Нансен - [2]
— Нет! Упал. С горы… Кровь? Ничего особенного… Вы не думайте, господин Фабрициус, что я испугался этих парней из Нормаркена. А Санга я обижать не позволю. И лыжи мои назвали никудышными…
— Не кипятись!
— Нет, вы только посмотрите, как я снова спущусь с горы. Смотрите! Санг, за мной!
— Погоди! С такой крутизны упадешь — расшибешься…
Напрасны уговоры. Мальчуган и вслед за ним пудель исчезли в белоснежной бездне.
— И в кого такой уродился? Молодец! — улыбнулся в седую бороду Фабрициус. — Все-таки лучше подожду, пока он вернется…
Старик сел на пенек, вынул из кармана коротенькую трубочку, закурил задумчиво.
Владелец небольшой типографии, был он давним другом отца Фритьофа — Бальдура Нансена. Связывали их и деловые отношения: секретарь окружного суда заслужил добрую славу честного стряпчего. Прилежный, трудолюбивый человек! Правда, Фабрициус не сказал бы, что семья Нансенов живет в полном достатке. Если бы не деятельная хозяйка Сторе-Френ, то семье приходилось бы туговато.
Как различны натуры родителей Фритьофа! Тщедушный, сухонький Бальдур Нансен в своем темном сюртуке и широкополой шляпе походит скорее на пастора, чем на юриста, так он неизменно размерен, аккуратен и тих.

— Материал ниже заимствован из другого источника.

class GraphedFrameBatch:

    def __init__(self, calculator, frames, warmup: int = 2, store_distances: bool = False, energy_log=None, epilogue=None,
                 charge_gradient: bool = False, cell_gradient: bool = False, periodic=None, slab_correction: bool = False):
        _refuse_spline(calculator, "GraphedFrameBatch")
        frames = list(frames)
        slab = self._slab_codes(calculator, len(frames), periodic, slab_correction)
        lib = _lib.load()
        self.calc = calculator
        self.store_distances = bool(store_distances)
        self.charge_gradient, self.cell_gradient = bool(charge_gradient), bool(cell_gradient)
        if self.cell_gradient and self.store_distances:
            raise ValueError("GraphedFrameBatch: `cell_gradient` and `store_distances` exclude each other (the pair kernels "
                             "that form the cell sums keep the distances in registers)")
        F = self.n_frames = len(frames)
        if F == 0:
            raise ValueError("no frames")
        q0, _, p0, _, _ = frames[0]
        device, dtype = p0.device, p0.dtype
        _lib.require_device(p0, "positions")
        self.device, self.dtype = device, dtype
        dt = self._dt = _lib.dtype_code(dtype)
        self._pot = calculator.potential._descriptor()
        full = bool(calculator.full_neighbor_list)
        self.pos, self._keep, geoms, Gs = [], [], [], []
        for q, cell, pos, pairs, shifts in frames:
            if q.shape[1] != 1:
                raise ValueError("the frames path handles a single charge channel")
            geom, G = calculator._kspace_setup(cell, dtype, device, speculate=False)
            geoms.append(geom)
            Gs.append(G.reshape(-1))
        ns = geoms[0].ns
        if any(g.ns != ns for g in geoms):
            raise ValueError(f"all frames must give the same mesh, got {[g.ns for g in geoms]}")
        self.ns = ns
        M, Mh = geoms[0].n_mesh, geoms[0].n_half
        cdtype = torch.complex64 if dtype == torch.float32 else torch.complex128
        self._G = torch.stack(Gs).contiguous()
        self._rho = torch.empty((F,) + ns, dtype=dtype, device=device)
        self._phi = torch.empty((F,) + ns, dtype=dtype, device=device)
        self._hat = torch.empty((F, Mh), dtype=cdtype, device=device)
        self._dc = torch.empty((F,), dtype=dtype, device=device)
        self.energies = torch.empty((F,), dtype=dtype, device=device)
        self._plan = _lib.FFTPlan(device, dtype, ns, F)
        self._frames = (_lib.Frame * F)()
        self._minus_one = torch.full((F,), -1.0, dtype=dtype, device=device)
        self._grad_pos, self.distances = [], []
        compact_ok, ent_streams = True, []
        for k, (q, cell, pos, pairs, shifts) in enumerate(frames):
            N, P = pos.shape[0], pairs.shape[0]
            p = pos.detach().clone().contiguous().requires_grad_(True)
            qc = q.detach().reshape(-1).contiguous()
            cl = cell.detach().to(dtype).contiguous()
            sh = shifts.to(dtype).contiguous()
            topo = ops.get_topology(pairs, N)
            ent_sh, fmt = topo.entries_with_shifts(sh, shifts, table=True)
            if ent_sh is None or fmt != 1:
                raise ValueError(f"frame {k}: cell shifts must be integers in [-3, 3] for the frames path")
            ent32 = topo.compact_entries(sh, shifts)
            compact_ok = compact_ok and ent32 is not None
            ent_streams.append((ent_sh, ent32))
            md = geoms[k].desc(1)
            nbytes = lib.mipme_atom_bins_bytes(C.byref(md), N, dt)
            if nbytes <= 0:
                raise ValueError(f"frame {k}: mesh {ns} is outside the brick kernels' range")
            nb = ((ns[0] + 7) // 8) * ((ns[1] + 7) // 8) * ((ns[2] + 7) // 8)
            buf = dict(
                bins=torch.empty((nbytes,), dtype=torch.uint8, device=device),
                counters=torch.zeros((max(nb + 1, int(lib.mipme_frames_counter_ints(C.byref(md), N, dt))),), dtype=torch.int32,
                                     device=device),
                records=torch.empty((N, 4), dtype=dtype, device=device),
                out=torch.empty((N,), dtype=dtype, device=device),
                force=torch.empty((N, 3), dtype=dtype, device=device),
                field=torch.empty((N, 3), dtype=dtype, device=device),
                grad=torch.empty((N, 3), dtype=dtype, device=device),
                dist=(torch.empty((P,), dtype=dtype, device=device)
                      if self.store_distances and topo.sorted_by_first and P > 0 else None),
            )
            f = self._frames[k]
            f.n_atoms, f.positions, f.charges, f.cell, f.mesh = N, p.data_ptr(), qc.data_ptr(), cl.data_ptr(), md
            f.atom_bins, f.brick_counters = buf["bins"].data_ptr(), buf["counters"].data_ptr()
            f.counter_ints = int(buf["counters"].numel())
            f.row_ptr, f.entries_shift, f.entries = topo.row_ptr.data_ptr(), ent_sh.data_ptr(), topo.entries.data_ptr()
            f.full_list, f.shift_format = int(full), int(fmt)
            f.records = buf["records"].data_ptr()
            f.rho_mesh, f.phi_mesh, f.dc = self._rho[k].data_ptr(), self._phi[k].data_ptr(), self._dc[k:].data_ptr()
            f.out, f.force, f.field = buf["out"].data_ptr(), buf["force"].data_ptr(), buf["field"].data_ptr()
            f.dist_out = _lib.ptr(buf["dist"])
            f.energy, f.grad_positions = self.energies[k:].data_ptr(), buf["grad"].data_ptr()
            f.use_tail, f.grad_seed = 1, self._minus_one[k:].data_ptr()
            self.pos.append(p)
            self._grad_pos.append(buf["grad"])
            self.distances.append(buf["dist"])
            self._keep.append((qc, cl, sh, topo, ent_sh, ent32, buf, pairs))
        if compact_ok:
            for k, (_, ent32) in enumerate(ent_streams):
                self._frames[k].entries_shift, self._frames[k].shift_format = ent32.data_ptr(), 2
        elif self.cell_gradient:
            bad = [k for k, (_, ent32) in enumerate(ent_streams) if ent32 is None]
            raise ValueError(f"GraphedFrameBatch: `cell_gradient` needs 4-byte pair entries in every frame; the cell shifts or "
                             f"the atom count of frame(s) {bad} do not fit them")
        nbytes = lib.mipme_frames_table_bytes(dt, F)
        host = np.zeros((nbytes,), dtype=np.uint8)
        _lib.check(lib.mipme_frames_table_build(dt, F, self._frames, C.byref(self._pot), host.ctypes.data, nbytes))
        self.charge_grads = self.cell_grads = self._cell_work = None
        if self.charge_gradient or self.cell_gradient:
            self._one = torch.ones((1,), dtype=dtype, device=device)
            ptrs = lambda tensors: (C.c_void_p * F)(*(t.data_ptr() for t in tensors))
            gq = gc = None
            G_deriv, G_deriv_stride, work_stride = None, 0, 0
            if self.charge_gradient:
                self.charge_grads = [torch.empty((f.n_atoms, 1), dtype=dtype, device=device) for f in self._frames]
                gq = ptrs(self.charge_grads)
            if self.cell_gradient:
                self._grad_cell = torch.empty((F, 27), dtype=dtype, device=device)
                self.cell_grads = self._grad_cell[:, 18:27].view(F, 3, 3)
                self._G_deriv = torch.stack([ops.filter_derivative(g, self._pot, dtype, device).reshape(-1) for g in geoms]).contiguous()
                G_deriv, G_deriv_stride = self._G_deriv.data_ptr(), self._G_deriv.shape[1]
                work_stride = max(int(lib.mipme_frames_cell_work(C.byref(f.mesh), f.n_atoms)) for f in self._frames)
                self._cell_work = torch.empty((F * work_stride,), dtype=torch.float64, device=device)
                gc = ptrs(self._grad_cell)
            _lib.check(lib.mipme_frames_table_contract(
                dt, F, self._frames, C.byref(self._pot), host.ctypes.data, nbytes, gq, gc, G_deriv, G_deriv_stride,
                _lib.ptr(self._cell_work), work_stride, self._one.data_ptr()))
        self.slab_axes = None if slab is None else [c - 1 if c else None for c in slab]
        self._slab = self._slab_work = None
        if slab is not None:
            self._slab = (C.c_int32 * F)(*slab)
            self._slab_stride = int(lib.mipme_frames_slab_work())
            self._slab_work = torch.zeros((F * self._slab_stride,), dtype=torch.float64, device=device)
            _lib.check(lib.mipme_frames_table_slab(dt, F, self._frames, C.byref(self._pot), host.ctypes.data, nbytes, self._slab,
                                                   self._slab_work.data_ptr(), self._slab_stride))
        self.energy_log = _as_energy_log(energy_log, F, device)
        if self.energy_log is not None:
            _lib.check(lib.mipme_frames_table_energy_log(dt, F, host.ctypes.data, nbytes, self.energy_log.values.data_ptr(),
                                                         self.energy_log.cursor.data_ptr(), self.energy_log.capacity))
        self._table = torch.from_numpy(host).to(device)
        side = torch.cuda.Stream(device)
        side.wait_stream(torch.cuda.current_stream(device))
        with torch.cuda.stream(side):
            for _ in range(max(1, warmup)):
                self._eval()
        torch.cuda.current_stream(device).wait_stream(side)
        torch.cuda.synchronize(device)
        if self.energy_log is not None:
            self.energy_log.reset()
        self.graph = torch.cuda.CUDAGraph()
        with torch.cuda.graph(self.graph):
            self._eval()
            if epilogue is not None:
                epilogue(self)
        self.forces = [p.grad for p in self.pos]

    @staticmethod
    def _slab_codes(calculator, n_frames, periodic, slab_correction):
        if not slab_correction:
            if periodic is not None:
                raise ValueError("GraphedFrameBatch: `periodic` only selects the frames and axes of `slab_correction=True` (the batch "
                                 "takes explicit pair lists, there is no neighbour list for it to shape)")
            return None
        if periodic is None:
            raise ValueError("GraphedFrameBatch: `slab_correction` needs `periodic`: one triple of booleans for every frame, or one "
                             "per frame")
        per = list(periodic)
        if len(per) == 3 and all(isinstance(p, (bool, int, np.bool_)) or (torch.is_tensor(p) and p.ndim == 0) for p in per):
            per = [per] * n_frames
        if len(per) != n_frames:
            raise ValueError(f"GraphedFrameBatch: `periodic` must be one triple or one triple per frame ({n_frames}), got {len(per)}")
        codes = []
        for k, triple in enumerate(per):
            flags = [bool(p) for p in triple]
            if len(flags) != 3 or sum(flags) < 2:
                raise ValueError(f"frame {k}: `slab_correction` needs exactly two periodic axes (or three: a fully periodic frame), "
                                 f"got periodic={tuple(flags)}")
            codes.append(0 if all(flags) else flags.index(False) + 1)
        desc = calculator.potential._descriptor()
        if not (desc.kind == _lib.COULOMB or desc.exponent == 1):
            raise ValueError("`slab_correction`: the slab term exists for 1/r only (CoulombPotential, or "
                             "InversePowerLawPotential(exponent=1))")
        if calculator.potential.smearing is None:
            raise ValueError("`slab_correction` belongs to the mesh part: the potential needs a smearing")
        return codes if any(codes) else None

    def _launch_forward(self):
        if self._slab is not None or self.charge_gradient or self.cell_gradient:
            with _lib.on_device(self.device):
                a = _lib.FramesStepArgs(
                    plan=self._plan.handle, stream=_lib.current_stream(self.device), dtype=self._dt, n_frames=self.n_frames,
                    frames=self._frames, pot=C.pointer(self._pot), device_table=self._table.data_ptr(), G=self._G.data_ptr(),
                    G_stride=self._G.shape[1], rho_mesh_all=self._rho.data_ptr(), hat_work_all=self._hat.data_ptr(),
                    phi_mesh_all=self._phi.data_ptr(), dc_all=self._dc.data_ptr(), cell_work=_lib.ptr(self._cell_work),
                    cell_gradient=int(self.cell_gradient))
                if self._slab is not None:
                    s = _lib.FramesSlabStepArgs(step=a, slab=self._slab, slab_work=self._slab_work.data_ptr(),
                                                slab_work_stride=self._slab_stride)
                    _lib.check(_lib.load().mipme_frames_slab_step(C.byref(s)))
                else:
                    _lib.check(_lib.load().mipme_frames_step(C.byref(a)))
            return
        with _lib.on_device(self.device):
            _lib.check(_lib.load().mipme_frames_forward(
                self._plan.handle, _lib.current_stream(self.device), self._dt, self.n_frames, self._frames,
                C.byref(self._pot), self._table.data_ptr(), self._G.data_ptr(), self._G.shape[1], self._rho.data_ptr(),
                self._hat.data_ptr(), self._phi.data_ptr(), self._dc.data_ptr()))

    def _launch_backward(self, g):
        with _lib.on_device(self.device):
            _lib.check(_lib.load().mipme_frames_backward(
                _lib.current_stream(self.device), self._dt, self.n_frames, self._frames, self._table.data_ptr(),
                g.data_ptr()))

    def _eval(self):
        for p in self.pos:
            p.grad = None
        E = _FramesFunction.apply(self, *self.pos)
        E.backward(self._minus_one)
        return E

    def __call__(self, positions=None):
        if positions is not None:
            with torch.no_grad():
                for buf, new in zip(self.pos, positions):
                    buf.copy_(new)
        self.calc.check()
        self.graph.replay()
        out = (self.energies, self.forces)
        if self.charge_gradient:
            out += (self.charge_grads,)
        if self.cell_gradient:
            out += (self.cell_grads,)
        return out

Зато фру Аделаида Нансен кажется олицетворением подвижности. Урожденная баронесса Ведель-Ярлберг, она чужда аристократической чопорности, пренебрегает всякими условностями. Не считаясь с мнением света, что женщинам неприлично заниматься спортом, бегает на коньках и на лыжах, не брезгует никакой работой. Случается даже, что помогает служанке стирать белье. Трудится и в саду и на огороде, сама обшивает детей, а на досуге много читает.
Фритьоф весь в свою мать — такой же подвижный, смельчак. Впрочем, кое-что заимствовал он и от отца — в характере его настойчивости и дотошности хоть отбавляй.
— А вот и я! — веселый мальчишеский голос вывел старика из задумчивости.
— Что с тобой, парень?
— Опять упал. Лыжа одна отстает, другая рвется, вперед…
— Да, лыжи твои действительно никудышные. Ну что ж, жди от меня подарок. Новые…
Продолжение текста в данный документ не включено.